A Liberdade das Andorinhas em dia da República – Era menino e foi das primeiras estórias que os meus pais me contaram – um dia tinha nascido um menino em terras de Belém. Para preparar o nascimento a sua mãe fugiu num burro por temer complicações com o poder. O burro era o veículo mais rápido da altura e, conduzido pelo marceneiro seu pai, garantia a chegada a lugar seguro. No caminho era preciso que as pegadas do animal fossem apagadas para a chegada em liberdade a local seguro.
As andorinhas encarregavam-se disso: em silêncio e rapidamente voavam sobre os sinais na terra e apagavam-nos. O burro chegou ao destino e o menino nasceu para a vida, em segurança escondida, debaixo do céu azul.
Ainda hoje gosto das andorinhas. Voam, em silêncio, e desenham no céu elipses como obras de arte, com a perícia dos artistas criadores de novos caminhos e com a liberdade de quem sabe voar, para conquistar as linhas do horizonte e perceber a vida que nasce todos os dias. Quem não gosta das andorinhas?
A liberdade como dom da vida
Somos nós, os vivos, que podemos experimentar a liberdade e sofrer a falta dela. Partimos com a vantagem de a vida nos ser oferecida – um activo e uma vantagem que nos atira para o caminho da aprendizagem que de acordo com o tempo da viagem nos faz crescer e desenvolver e assim dar oportunidades para que a mesma vida se multiplique e cresça. Precisamos pois de viver na liberdade da criação e na percepção de que não estamos sozinhos nela mas entrelaçados com quem partilha connosco o caminhos das andorinhas. E precisamos que elas continuem a voar para que o nosso destino seja construído em segurança, protegidos das surpresas e ameaças do que à partida é indeterminado. Assim construímos o nosso destino.
A protecção do marceneiro
Na mesma estória também havia um marceneiro que acompanhava a mãe e era pai e sabia indicar ao burro o caminho a percorrer. Porque não nascemos sozinhos, vivemos a liberdade dos dias com o ensinamentos dos nossos marceneiros que habitados num horizonte mais largo escolhem e ajudam a decidir o itinerário mais conveniente tendo em conta a meta pretendida. Sim, vivemos e pretendemos crescer, porque protegidos pelas andorinhas – a força que nos é dada por vivermos nos impela a caminhar numa história sem fim.

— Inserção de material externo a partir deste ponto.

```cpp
int vad_conv3x3_c3_fused_fmt(const void* x, int fmt, const float* w0, const float* b0, const float* w1,
                             const float* b1, float* out, int n, int h, int wd, int precision, void* stream) {
    VAD_REQUIRE(x && w0 && b0 && w1 && b1 && out, "conv3x3_c3_fused: null pointer");
    VAD_REQUIRE(precision == VAD_PREC_FP32 || precision == VAD_PREC_SPLIT, "conv3x3_c3_fused: precision=%d must be VAD_PREC_FP32 (0) or VAD_PREC_SPLIT (1)", precision);
    const ConvKnobs kn;
    VAD_REQUIRE(fmt == VAD_X_F32_NCHW || (fmt == VAD_X_U8_NHWC && (kn.variant != 0 || precision == VAD_PREC_SPLIT)),
                "conv3x3_c3_fused: input format %d unsupported (uint8 input needs the persistent kernel)", fmt);
    VAD_REQUIRE(n > 0 && h > 0 && wd > 0 && h % 2 == 0 && wd % 2 == 0, "conv3x3_c3_fused: bad shape %dx%d", h, wd);
    Conv3P p{};
    p.in = (const float*)x; p.in_fs = (long long)3 * h * wd; p.cin_a = 32;
    p.w = w1; p.bias = b1; p.out = out; p.out_fs = (long long)(h / 2) * (wd / 2) * 32;
    p.w0 = w0; p.b0 = b0; p.xu8 = fmt == VAD_X_U8_NHWC;
    p.h = h; p.w_ = wd; p.cin = 32; p.cout = 32; p.hid = 0;
    constexpr int TH = 16;
    p.tiles_x = (wd + 15) / 16; p.tiles_y = (h + TH - 1) / TH; p.cblocks = 1;
    const long long nb = (long long)n * p.tiles_x * p.tiles_y;
    VAD_REQUIRE(nb < (1ll << 31), "conv3x3_c3_fused: grid too large");
    p.nblocks = (unsigned)nb;
    p.n = n;
    if (precision == VAD_PREC_SPLIT) {
        static std::atomic<unsigned> grid_cap1{0};
        unsigned cap = grid_cap1.load(std::memory_order_relaxed);
        if (!cap) grid_cap1 = cap = persistent_grid(conv3x3_mfma_pkernel<32, 2, 1, 4, 1, MODE_POOL, VAD_ACT_LEAKY, 1, 1>, ~0u);
        p.dbg = g_vad_dbg;
        hipLaunchKernelGGL((conv3x3_mfma_pkernel<32, 2, 1, 4, 1, MODE_POOL, VAD_ACT_LEAKY, 1, 1>), dim3(persistent_grid_for(p, cap)), dim3(256), 0,
                           (hipStream_t)stream, p);
    } else if (kn.variant == 0) {
        hipLaunchKernelGGL((conv3x3_mfma_kernel<32, 2, 1, 4, 1, MODE_POOL, VAD_ACT_LEAKY, 1>), dim3((unsigned)nb), dim3(256), 0,
                           (hipStream_t)stream, p);
    } else {
        static std::atomic<unsigned> grid_cap{0};
        unsigned cap = grid_cap.load(std::memory_order_relaxed);
        if (!cap) grid_cap = cap = persistent_grid(conv3x3_mfma_pkernel<32, 2, 1, 4, 1, MODE_POOL, VAD_ACT_LEAKY, 1>, ~0u);
        p.dbg = g_vad_dbg;
        hipLaunchKernelGGL((conv3x3_mfma_pkernel<32, 2, 1, 4, 1, MODE_POOL, VAD_ACT_LEAKY, 1>), dim3(persistent_grid_for(p, cap)), dim3(256), 0,
                           (hipStream_t)stream, p);
    }
    VAD_LAUNCH_CHECK();
    return VAD_OK;
}

bool vad_convlstm_gate_wins(int n, int h, int wd, int hid) { const ConvKnobs kn; return kn.variant != 0 && !kn.no_small && vad_gate_kernel_wins(n, h, wd, hid, kn) != 0; }

bool vad_convlstm_small_wins(int n, int h, int wd, int hid) {
    const long long nb_big = (long long)n * ((wd + 15) / 16) * ((h + 3) / 4) * (hid / 64);
    const int ncu = vad_num_cus();
    const long long m_big = (nb_big + ncu - 1) / ncu;
    const double cost_big = 2.0 * (double)(m_big / 2) + 1.107 * (double)(m_big % 2);
    const double cost_small = 1.178 * (double)nb_big / (double)ncu;
    return nb_big < ncu || cost_small < cost_big;
}

extern "C" int vad_convlstm_step(const float* x, long long x_fs, const float* h_prev, long long h_prev_fs, const float* c_prev,
                                 const float* w, const float* bias, float* h_out, long long h_out_fs,
                                 float* c_out, int n, int h, int wd, int cin_x, int hid, int precision, void* stream) {
    return vad_convlstm_step_zx(x, x_fs, nullptr, 0, h_prev, h_prev_fs, c_prev, w, bias, h_out, h_out_fs, c_out, n, h, wd, cin_x, hid, precision, stream);
}

int vad_convlstm_step_zx(const float* x, long long x_fs, const float* zx, long long zx_fs, const float* h_prev, long long h_prev_fs,
// ... 742 lines not shown
```

video-anomaly-detection_amd/csrc/conv_pkernel.h:

```cpp
#pragma once

__device__ __forceinline__ void pf_set(float& d, float v) { d = v; }
__device__ __forceinline__ void pf_set(float& d, f32x4 v) { d = v[0]; }
__device__ __forceinline__ void pf_set(f32x4& d, f32x4 v) { d = v; }
__device__ __forceinline__ void pf_set(f32x4& d, float v) { d = f32x4{v, v, v, v}; }
__device__ __forceinline__ float pf_get_f(float v) { return v; }
__device__ __forceinline__ float pf_get_f(f32x4 v) { return v[0]; }
__device__ __forceinline__ f32x4 pf_get_v(f32x4 v) { return v; }
__device__ __forceinline__ f32x4 pf_get_v(float v) { return f32x4{v, v, v, v}; }
__device__ __forceinline__ void pf_set(u32x2& d, u32x2 v) { d = v; }
__device__ __forceinline__ void pf_set(u32x2& d, float) {}
__device__ __forceinline__ void pf_set(u32x2& d, f32x4) {}
__device__ __forceinline__ void pf_set(float& d, u32x2) {}
__device__ __forceinline__ void pf_set(f32x4& d, u32x2) {}
__device__ __forceinline__ float pf_get_f(u32x2 v) { return __uint_as_float(v[0]); }
__device__ __forceinline__ f32x4 pf_get_v(u32x2 v) { return f32x4{__uint_as_float(v[0]), __uint_as_float(v[1]), 0.f, 0.f}; }
__device__ __forceinline__ u32x2 pf_get_u(u32x2 v) { return v; }
__device__ __forceinline__ u32x2 pf_get_u(float) { return u32x2{0u, 0u}; }
__device__ __forceinline__ u32x2 pf_get_u(f32x4) { return u32x2{0u, 0u}; }

#ifdef VAD_STAMPS
#define STAMP(k)                                                                                      \
    {                                                                                                 \
        __builtin_amdgcn_sched_barrier(0);                                                            \
// ... 32 lines not shown
__device__ __forceinline__ void vad_mma16(f32x16& acc, f32x16& corr, f16x8 ah, f16x8 al, f16x8 bh, f16x8 bl) {
    if constexpr (PREC == 2) {
        acc = MFMAB16(ah, bh, acc);
    } else {
        acc = MFMA16(ah, bh, acc);
        corr = MFMA16(ah, bl, corr);
        corr = MFMA16(al, bh, corr);
    }
}

template <int PREC>
__device__ __forceinline__ void tile_put_t(float* tile, int pixoff_plus_ch, int ch, float v) {
    if constexpr (PREC) {
        _Float16 hi, lo;
        vad_split_p<PREC>(v, hi, lo);
        _Float16* blk = (_Float16*)&tile[pixoff_plus_ch - ch + (ch >> 3) * 8];
        blk[ch & 7] = hi;
        blk[8 + (ch & 7)] = lo;
    } else {
        tile[pixoff_plus_ch] = v;
    }
}
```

Criados e dotados com a força da liberdade caminhamos e decidimos o nosso caminho. E deveria ser assim, sempre assim. Mas quando contamos esta estória aos nossos filhos e netos já sabemos que não será assim! Recomeçamos a viagem do burro, procuramos lugar seguro para os nossos, pedimos a protecção das andorinhas e vivemos as circunstâncias da vida onde se tornam visíveis as dificuldades e temores da vida em comum que tudo regula e condiciona.
O sentido da pertença
No desafio da vida individual percebemos que ela faz sentido quando vivida com os outros partilhando o espaço comum e experimentando opções que acabam por ajudar a nossa definição: a nossa língua, a nossa culinária, a nossa profissão, os nossos gostos, as nossas bandeiras. Com tudo isto somos o que somos mas também pertencemos àquilo a que aderimos por vontade própria. Esta entrada no jogo da vida dá-nos o gozo de cantar as nossas vitórias e chorar as nossas derrotas, em conjunto, por ser assim que faz sentido experimentá-las.

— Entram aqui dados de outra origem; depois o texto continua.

#ifndef LK_MIN_WAVES
#define LK_MIN_WAVES 1
#endif
#ifndef LK_MIN_WAVES_512
#define LK_MIN_WAVES_512 1
#endif
#ifdef LK_TRACE
__device__ unsigned long long g_lk_trace[8 * 16384];
#endif
template <int MODEL, int INTERP, int GROUP, int THREADS, bool SAFE, bool REF = false, bool SEQ = false>
__global__ void __launch_bounds__(THREADS, (THREADS == 64 ? (GROUP == 16 && !SAFE && !REF ? 4 : LK_MIN_WAVES) : THREADS == 512 ? LK_MIN_WAVES_512 : 1)) lk_solve_kernel(LkSolveArgs a) {
  static_assert(!REF || (SAFE && ((THREADS == kWave && (GROUP == 16 || GROUP == kWave)) || (THREADS == 512 && GROUP == 512))), "reference-order instances");
  static_assert(!SEQ || (THREADS == kWave && GROUP >= 16 && GROUP <= kWave), "frame-pipelined instances: one wavefront per workgroup");
  if constexpr (SEQ) {
    if (a.seq_gate && __hip_atomic_load(a.seq_gate, __ATOMIC_RELAXED, __HIP_MEMORY_SCOPE_AGENT) == 0u)
      return;
  }
  constexpr int P = n_params(MODEL);
  using SumsT = Sums<P>;
  constexpr bool COLD_IN_LDS = GROUP > 1 && GROUP <= kWave;
  constexpr bool STARVED = GROUP == 1;
  constexpr bool SCATTER = GROUP == 32 && !SAFE && !REF && !SEQ && P == 6;
  const bool finisher = !REF && SAFE && GROUP == 16 && a.finisher != 0;
  constexpr bool ORD = REF;
  constexpr bool ordered_all = REF;
  const bool starved = STARVED || finisher || ordered_all;
  constexpr int RED_WORDS = GROUP > kWave ? (THREADS / kWave) * (SumsT::N + 1) + 1 : 1;
  __shared__ float lds[RED_WORDS];
  constexpr bool FLAT = REF && GROUP == 16;
  constexpr bool ORD_WG = REF && GROUP == 512;
  __shared__ __attribute__((aligned(16))) float ord_lds[FLAT ? flat_tile_floats<SumsT::N>() : ORD_WG ? wg_ord_floats<SumsT::N>() : ORD ? ord_floats<SumsT::N, (ORD && !ORD_WG) ? GROUP : 16>() : 4];
  __shared__ __attribute__((aligned(16))) OrdCtx ord_ctx[FLAT ? 4 : 1];
  constexpr bool KEEP_SUMS = GROUP == 1 || GROUP == 16;
  constexpr int kSlotWordsRaw = kColdWords + (KEEP_SUMS && COLD_IN_LDS ? SumsT::N : 0);
  constexpr int kSlotWords = GROUP == 32 ? (kSlotWordsRaw + 3) & ~3 : kSlotWordsRaw;
  __shared__ __attribute__((aligned(16))) uint32_t cold_lds[COLD_IN_LDS ? (THREADS / GROUP) * kSlotWords : 4];
  uint32_t *cold_slot = cold_lds + (COLD_IN_LDS ? ((int)threadIdx.x / GROUP) * kSlotWords : 0);
  ColdStore<COLD_IN_LDS, GROUP == 32> cold;
  HotState<SCATTER> hot;
  __shared__ float kept_lds[KEEP_SUMS && !COLD_IN_LDS ? SumsT::N * THREADS : 1];
  auto keep_sums = [&](const SumsT &v) {
    if constexpr (KEEP_SUMS && COLD_IN_LDS) {
#pragma unroll
      for (int i = 0; i < SumsT::N; ++i)
        cold_slot[kColdWords + i] = __float_as_uint(v.v[i]);
    } else if constexpr (KEEP_SUMS) {
#pragma unroll
      for (int i = 0; i < SumsT::N; ++i)
        kept_lds[i * THREADS + (int)threadIdx.x] = v.v[i];
    }
  };
  auto kept_sums = [&](SumsT &v) {
    if constexpr (KEEP_SUMS && COLD_IN_LDS) {
#pragma unroll
      for (int i = 0; i < SumsT::N; ++i)
        v.v[i] = __uint_as_float(cold_slot[kColdWords + i]);
    } else if constexpr (KEEP_SUMS) {
#pragma unroll
      for (int i = 0; i < SumsT::N; ++i)
        v.v[i] = kept_lds[i * THREADS + (int)threadIdx.x];
    }
  };

  __shared__ LkLevelView lv_lds[LK_MAX_LEVELS];
  {
    constexpr int WORDS = (int)(sizeof(LkLevelView) / 4);
    const uint32_t *src = reinterpret_cast<const uint32_t *>(a.lv);
    uint32_t *dst = reinterpret_cast<uint32_t *>(lv_lds);
    for (int i = (int)threadIdx.x; i < WORDS * (a.py_stop + 1); i += THREADS)
      dst[i] = src[i];
    __syncthreads();
  }
  float p[6];
#pragma unroll
  for (int i = 0; i < 6; ++i)
    p[i] = 0.f;
  const float min_lambda = 1e-9f, max_lambda = 1e9f;
  bool first_fetch = true;
  int phase = PH_FETCH;
  int cur_level = 0;
  LevelCtx c{};
  SumsT S;
  bool wide = false;
  int width = 16;
  int cur_frame = 0;
  uint32_t wait_spins = 0;
  constexpr bool UNIFIED = SEQ && !REF && SAFE && GROUP == 16;
  TeamCtx team;
  if constexpr (GROUP == 512) {
    if (a.team_w > 1) {
      team.w = a.team_w;
      team.rank = (int)blockIdx.x % a.team_w;
      team.slot = (int)blockIdx.x / a.team_w;
      team.partials = a.team_partials;
      team.arrivals = a.team_arrivals;
      team.n_slots = a.n_sectors;
      team.fault = a.team_fault;
      team.stride = a.team_w;
      if (a.team_min_samples > 0 && team.slot < a.n_sectors) {
        const int sector = a.order ? (int)a.order[team.slot] : team.slot;
        const LkLevelView lv0 = lv_lds[0];
        const int4 rc = lv0.rect[sector];
        const int n0 = rc.z > 0 ? rc.w : (int)(lv0.off[sector + 1] - lv0.off[sector]);
        int w = (n0 + a.team_min_samples - 1) / a.team_min_samples;
        w = w < 1 ? 1 : (w > a.team_w ? a.team_w : w);
        if (team.rank >= w)
          return;
        team.w = w;
      }
    }
  }

  auto level_count = [&](int level, int sector) -> int {
    const LkLevelView lv = lv_lds[level];
    const int4 rc = lv.rect[sector];
    return rc.z > 0 ? rc.w : (int)(lv.off[sector + 1] - lv.off[sector]);
  };

  auto hand_over = [&](const Cold &k) {
    LkHandoff h;
#pragma unroll
    for (int i = 0; i < 6; ++i)
      h.p[i] = i < P ? p[i] : 0.f;
    h.level = k.level;
    h.level_old = k.level_old;
    h.reached = k.reached;
    h.n_evals = k.n_evals;
    h.n_sample_evals = k.n_sample_evals;
    h.n_point_iters = k.n_point_iters;
    a.handoff[k.s] = h;
    phase = PH_FETCH;
  };

  auto level_context = [&](const Cold &k) {
    const LkLevelView lv = lv_lds[k.level];
    cur_level = k.level;
    const uint32_t off = lv.off[k.s];
    const int4 rc = lv.rect[k.s];
    c.rx = rc.x;
    c.ry = rc.y;
    c.rw = rc.z;
    c.n = rc.z > 0 ? rc.w : (int)(lv.off[k.s + 1] - off);
    if constexpr (SEQ) {
      c.und = (gptr<uint8_t>)a.seq_img[cur_frame].und[k.level];
      c.def = (gptr<uint8_t>)a.seq_img[cur_frame].def[k.level];
    } else {
      c.und = (gptr<uint8_t>)lv.und;
      c.def = (gptr<uint8_t>)lv.def;
    }
    const bool level_ordered = starved || (UNIFIED && c.n <= a.starved_max);
    c.xy = (gptr<f32x2>)((!level_ordered && lv.xy_eval ? lv.xy_eval : lv.xy) + off);
    c.urows = lv.urows;
    c.ucols = lv.ucols;
    c.drows = lv.drows;
    c.dcols = lv.dcols;
    c.scaling = 1.f / ((float)c.n);
    const float inv = 1.f / (float)(1 << k.level);
    c.cx = k.level == 0 ? k.c0x : k.c0x * inv;
    c.cy = k.level == 0 ? k.c0y : k.c0y * inv;
  };

  auto enter_level = [&](Cold &k) {
    translate<P>(p, k.level_old, k.level);
    k.error = LK_ERROR_NONE;
    k.lambda = 0.0001f;
    k.lg_chi = FLT_MAX;
    k.sums_kept = 0;
    level_context(k);
#pragma unroll
    for (int i = 0; i < P; ++i)
      k.lg_p[i] = p[i];
    phase = PH_EVAL0;
  };

  auto park = [&](const Cold &k, uint32_t *list, uint32_t *count) {
    uint32_t *m = a.mid_state + (size_t)k.s * kLkMidWords;
    const uint32_t *w = reinterpret_cast<const uint32_t *>(&k);
#pragma unroll
    for (int i = 0; i < kColdWords; ++i)
      m[i] = w[i];
#pragma unroll
    for (int i = 0; i < 6; ++i)
      m[kColdWords + i] = __float_as_uint(p[i]);
    m[kColdWords + 6] = (uint32_t)phase;
    const int lanes = GROUP == 32 ? (wide ? 64 : 32) : GROUP == 16 ? width : GROUP;
    if (((int)threadIdx.x & (lanes - 1)) == 0 && team.rank == 0)
      list[atomicAdd(count, 1u)] = (uint32_t)k.s;
    phase = PH_FETCH;
  };
  int steps = 0;

  auto finish_sector = [&](const Cold &k, const float (&evaluated)[6]) {
    if ((int)threadIdx.x % GROUP == 0 && team.rank == 0) {
      lk_result r;
#pragma unroll
      for (int i = 0; i < 6; ++i)
        r.resultingParameters[i] = i < P ? p[i] : 0.f;
      r.chi = k.lg_chi;
      const int4 rc0 = lv_lds[0].rect[k.s];
      r.numberOfPoints = rc0.z > 0 ? rc0.w : (int)(lv_lds[0].off[k.s + 1] - lv_lds[0].off[k.s]);
      r.iterations = (((ordered_all && a.mark_stale == 0) || a.mark_stale > 0) && k.n_evals == 1u && k.error != LK_ERROR_NONE && k.lg_chi == FLT_MAX && k.reached == 0)
                         ? kStaleIterations
                         : k.reached;
      r.errorCode = k.error;
      r.undCenterX = k.c0x;
      r.undCenterY = k.c0y;
      const size_t ridx = SEQ ? (size_t)cur_frame * (size_t)a.seq_stride + (size_t)k.s : (size_t)k.s;
      const bool state_out = !SEQ || cur_frame == a.seq_frames - 1;
      a.result[ridx] = r;
      if (a.last_p && state_out) {
#pragma unroll
        for (int i = 0; i < 6; ++i)
          a.last_p[(size_t)k.s * 6 + i] = r.resultingParameters[i];
      }
      if (a.last_eval_p && state_out) {
#pragma unroll
        for (int i = 0; i < 6; ++i)
          a.last_eval_p[(size_t)k.s * 6 + i] = a.py_start == 0 ? evaluated[i] : r.resultingParameters[i];
      }
      if (a.stats) {
        a.stats[ridx * 4 + 0] = k.n_evals;
        a.stats[ridx * 4 + 1] = k.n_sample_evals;
        a.stats[ridx * 4 + 2] = k.n_point_iters;
        a.stats[ridx * 4 + 3] = k.n_ill;
      }
      if constexpr (SEQ) {
        unsigned long long *ch = a.seq_chain + (size_t)k.s * kLkSeqChainWords + (size_t)(cur_frame & 1) * 8;
        const unsigned long long tag = (unsigned long long)(uint32_t)(cur_frame + 1) << 32;
        const bool lost = a.seq_fault != 0 && cur_frame == a.seq_fault - 1 && k.s == (a.order ? (int)a.order[0] : 0);
        if (!lost)
#pragma unroll
        for (int i = 0; i < P; ++i)
          __hip_atomic_store(ch + i, tag | (unsigned long long)__float_as_uint(r.resultingParameters[i]), __ATOMIC_RELAXED,
                             __HIP_MEMORY_SCOPE_AGENT);
      }
      if (starved && a.handoff) {
        LkHandoff h{};
        h.level = a.py_start - 1;
        a.handoff[k.s] = h;
      }
    }
    phase = PH_FETCH;
  };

Sentimos isso nos fogo das festas, nos golos gritados, nos abraços da vitória e nas lágrimas da despedida. Somos o que somos, mas também somos aquilo a que pertencemos: a família, os amigos, a terra, a empresa; e percebemos que é assim que vale a pena viver, porque aqui encontramos o sentido da vida e para onde caminhamos.
A liberdade condicionada
Porque somos muitos a andar de burro e as andorinhas nem sempre acodem a todos, percebemos que a pertença à luz do sol precisa de indicações para que ninguém fique privado de caminhar. Entendemos assim que a nossa liberdade de caminhar se encontra com a liberdade do outro em fazer o mesmo caminho. Percebemos assim que a liberdade de voar e de viver termina onde começa a liberdade do outro que partilha o tempo e espaço que também lhe é dado. Um jogo de liberdades diferentes, caminho de construção, para que possamos aderir e pertencer à força colectiva que nos define.
A lei legítima
As andorinhas não estudaram direito. Mas a vida colectiva dos marceneiros antigos deixou expressas as indicações necessárias para que a vida comum seja possível – as pegadas do burro foram substituídas por normas comuns aceites por (quase) todos, com utilidade provada no passar dos dias. Por isso vivemos e decidimos as normas da pertença como quem talha a madeira, indo ao pormenor de regular a vida geral. Assim se contruiram gerações, civilizações, e assim percorremos o nosso caminho.
As ameaças no caminho
Obrigado por ter chegado aqui: merece uma prenda que pode ouvir a seguir.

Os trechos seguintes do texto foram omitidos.